• _Task_: Each time a line of the listing holds "double", copy that line.
**********
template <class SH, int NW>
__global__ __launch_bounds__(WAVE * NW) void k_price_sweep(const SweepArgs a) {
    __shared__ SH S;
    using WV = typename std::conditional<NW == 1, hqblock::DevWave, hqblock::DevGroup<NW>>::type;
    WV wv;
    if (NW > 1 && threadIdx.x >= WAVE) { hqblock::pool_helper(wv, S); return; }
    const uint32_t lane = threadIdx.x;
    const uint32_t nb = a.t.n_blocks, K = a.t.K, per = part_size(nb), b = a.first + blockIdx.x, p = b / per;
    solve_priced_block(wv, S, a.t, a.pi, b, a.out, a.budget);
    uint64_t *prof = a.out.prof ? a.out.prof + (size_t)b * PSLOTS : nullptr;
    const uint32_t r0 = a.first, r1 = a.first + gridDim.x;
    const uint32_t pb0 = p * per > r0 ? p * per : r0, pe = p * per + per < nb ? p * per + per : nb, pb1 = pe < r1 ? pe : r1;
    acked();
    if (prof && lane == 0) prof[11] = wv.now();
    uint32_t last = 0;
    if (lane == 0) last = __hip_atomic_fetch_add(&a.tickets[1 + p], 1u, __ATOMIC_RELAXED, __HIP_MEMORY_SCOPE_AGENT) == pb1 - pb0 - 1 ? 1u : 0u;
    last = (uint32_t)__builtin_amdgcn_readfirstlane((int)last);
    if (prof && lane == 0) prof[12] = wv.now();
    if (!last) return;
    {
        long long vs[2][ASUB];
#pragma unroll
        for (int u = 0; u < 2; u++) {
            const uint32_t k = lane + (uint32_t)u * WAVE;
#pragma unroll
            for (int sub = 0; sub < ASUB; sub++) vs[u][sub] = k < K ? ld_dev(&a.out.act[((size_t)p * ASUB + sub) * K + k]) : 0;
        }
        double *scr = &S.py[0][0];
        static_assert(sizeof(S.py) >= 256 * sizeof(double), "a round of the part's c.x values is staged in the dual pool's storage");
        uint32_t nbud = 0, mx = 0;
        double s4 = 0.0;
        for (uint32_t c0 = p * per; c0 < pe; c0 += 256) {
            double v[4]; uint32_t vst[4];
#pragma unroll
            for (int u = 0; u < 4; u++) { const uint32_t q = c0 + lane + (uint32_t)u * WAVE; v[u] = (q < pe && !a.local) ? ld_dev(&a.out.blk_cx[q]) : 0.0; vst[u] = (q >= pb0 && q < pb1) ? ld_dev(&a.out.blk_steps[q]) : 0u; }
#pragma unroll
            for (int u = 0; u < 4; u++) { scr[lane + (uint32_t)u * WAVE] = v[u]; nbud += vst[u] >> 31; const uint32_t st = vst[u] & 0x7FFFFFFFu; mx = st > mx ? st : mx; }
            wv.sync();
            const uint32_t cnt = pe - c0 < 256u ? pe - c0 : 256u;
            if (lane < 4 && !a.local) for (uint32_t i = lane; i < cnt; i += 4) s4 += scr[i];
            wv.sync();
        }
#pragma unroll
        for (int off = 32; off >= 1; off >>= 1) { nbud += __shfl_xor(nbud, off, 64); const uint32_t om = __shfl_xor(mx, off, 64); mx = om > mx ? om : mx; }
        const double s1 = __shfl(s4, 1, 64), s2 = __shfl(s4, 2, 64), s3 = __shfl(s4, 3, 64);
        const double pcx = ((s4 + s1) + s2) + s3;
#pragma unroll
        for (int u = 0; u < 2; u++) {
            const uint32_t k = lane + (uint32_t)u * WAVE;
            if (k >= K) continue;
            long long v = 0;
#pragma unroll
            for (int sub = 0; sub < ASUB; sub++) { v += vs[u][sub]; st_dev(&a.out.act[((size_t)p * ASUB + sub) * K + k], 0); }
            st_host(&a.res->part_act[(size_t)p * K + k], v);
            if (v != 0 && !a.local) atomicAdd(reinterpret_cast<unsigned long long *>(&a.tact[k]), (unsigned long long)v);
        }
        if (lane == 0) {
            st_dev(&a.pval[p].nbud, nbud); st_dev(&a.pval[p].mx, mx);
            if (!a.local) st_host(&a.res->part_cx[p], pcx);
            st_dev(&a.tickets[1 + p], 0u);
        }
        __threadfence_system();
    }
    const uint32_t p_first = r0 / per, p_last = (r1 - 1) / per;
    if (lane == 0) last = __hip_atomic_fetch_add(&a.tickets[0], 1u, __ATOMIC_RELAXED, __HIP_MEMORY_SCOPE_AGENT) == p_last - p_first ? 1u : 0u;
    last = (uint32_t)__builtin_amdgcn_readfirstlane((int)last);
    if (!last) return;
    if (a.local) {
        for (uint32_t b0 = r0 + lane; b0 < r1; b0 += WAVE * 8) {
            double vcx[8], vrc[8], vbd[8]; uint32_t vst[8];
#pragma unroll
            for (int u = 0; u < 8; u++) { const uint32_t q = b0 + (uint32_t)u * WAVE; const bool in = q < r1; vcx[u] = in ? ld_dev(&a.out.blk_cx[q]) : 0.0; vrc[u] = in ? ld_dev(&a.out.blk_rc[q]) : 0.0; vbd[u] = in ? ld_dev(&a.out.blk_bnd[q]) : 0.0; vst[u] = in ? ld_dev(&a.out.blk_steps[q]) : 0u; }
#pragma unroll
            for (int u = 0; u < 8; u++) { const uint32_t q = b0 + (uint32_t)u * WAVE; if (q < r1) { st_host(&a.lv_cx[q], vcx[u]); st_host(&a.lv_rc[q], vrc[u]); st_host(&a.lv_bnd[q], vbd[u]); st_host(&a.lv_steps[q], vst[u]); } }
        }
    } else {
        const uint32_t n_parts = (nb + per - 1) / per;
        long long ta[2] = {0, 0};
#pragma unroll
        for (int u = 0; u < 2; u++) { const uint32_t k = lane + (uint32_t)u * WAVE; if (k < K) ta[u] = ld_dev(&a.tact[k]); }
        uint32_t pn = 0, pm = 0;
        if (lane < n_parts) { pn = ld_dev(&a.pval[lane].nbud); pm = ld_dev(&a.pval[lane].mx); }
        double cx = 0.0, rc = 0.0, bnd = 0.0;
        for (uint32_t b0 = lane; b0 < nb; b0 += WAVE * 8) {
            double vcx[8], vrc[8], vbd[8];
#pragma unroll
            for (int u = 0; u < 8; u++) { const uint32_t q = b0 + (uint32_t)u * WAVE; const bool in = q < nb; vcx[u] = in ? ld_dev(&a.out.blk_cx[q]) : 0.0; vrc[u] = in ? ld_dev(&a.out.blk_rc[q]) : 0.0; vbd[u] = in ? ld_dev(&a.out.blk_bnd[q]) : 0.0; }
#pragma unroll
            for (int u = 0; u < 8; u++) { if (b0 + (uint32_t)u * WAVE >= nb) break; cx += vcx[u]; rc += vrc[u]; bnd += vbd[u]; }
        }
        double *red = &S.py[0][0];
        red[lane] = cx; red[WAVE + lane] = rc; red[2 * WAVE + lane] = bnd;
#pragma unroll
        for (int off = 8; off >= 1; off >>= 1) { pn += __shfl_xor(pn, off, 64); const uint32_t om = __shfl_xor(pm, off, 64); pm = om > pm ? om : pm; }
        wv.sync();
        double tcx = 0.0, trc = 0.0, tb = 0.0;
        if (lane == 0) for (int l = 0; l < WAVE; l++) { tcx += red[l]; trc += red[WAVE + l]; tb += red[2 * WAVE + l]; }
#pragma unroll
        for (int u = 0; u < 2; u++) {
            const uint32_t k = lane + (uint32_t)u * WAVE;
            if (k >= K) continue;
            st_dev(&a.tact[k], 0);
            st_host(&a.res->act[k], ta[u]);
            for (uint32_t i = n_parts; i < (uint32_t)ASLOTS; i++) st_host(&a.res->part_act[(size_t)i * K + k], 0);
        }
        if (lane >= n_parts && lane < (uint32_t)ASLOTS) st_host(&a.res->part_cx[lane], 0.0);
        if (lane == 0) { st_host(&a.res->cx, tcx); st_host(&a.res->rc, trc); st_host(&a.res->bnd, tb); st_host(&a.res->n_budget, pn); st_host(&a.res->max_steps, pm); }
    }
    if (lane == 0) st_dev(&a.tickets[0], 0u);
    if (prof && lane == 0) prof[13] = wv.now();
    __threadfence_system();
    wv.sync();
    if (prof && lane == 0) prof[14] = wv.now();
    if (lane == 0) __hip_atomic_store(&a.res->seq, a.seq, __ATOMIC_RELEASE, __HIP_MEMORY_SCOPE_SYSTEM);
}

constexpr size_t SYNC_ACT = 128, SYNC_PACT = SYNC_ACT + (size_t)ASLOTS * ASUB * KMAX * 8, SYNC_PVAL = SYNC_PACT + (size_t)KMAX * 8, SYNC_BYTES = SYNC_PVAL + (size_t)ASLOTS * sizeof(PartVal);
**********
• _Output for this exercise_:
        double *scr = &S.py[0][0];
        static_assert(sizeof(S.py) >= 256 * sizeof(double), "a round of the part's c.x values is staged in the dual pool's storage");
        double s4 = 0.0;
            double v[4]; uint32_t vst[4];
        const double s1 = __shfl(s4, 1, 64), s2 = __shfl(s4, 2, 64), s3 = __shfl(s4, 3, 64);
        const double pcx = ((s4 + s1) + s2) + s3;
            double vcx[8], vrc[8], vbd[8]; uint32_t vst[8];
        double cx = 0.0, rc = 0.0, bnd = 0.0;
            double vcx[8], vrc[8], vbd[8];
        double *red = &S.py[0][0];
        double tcx = 0.0, trc = 0.0, tb = 0.0;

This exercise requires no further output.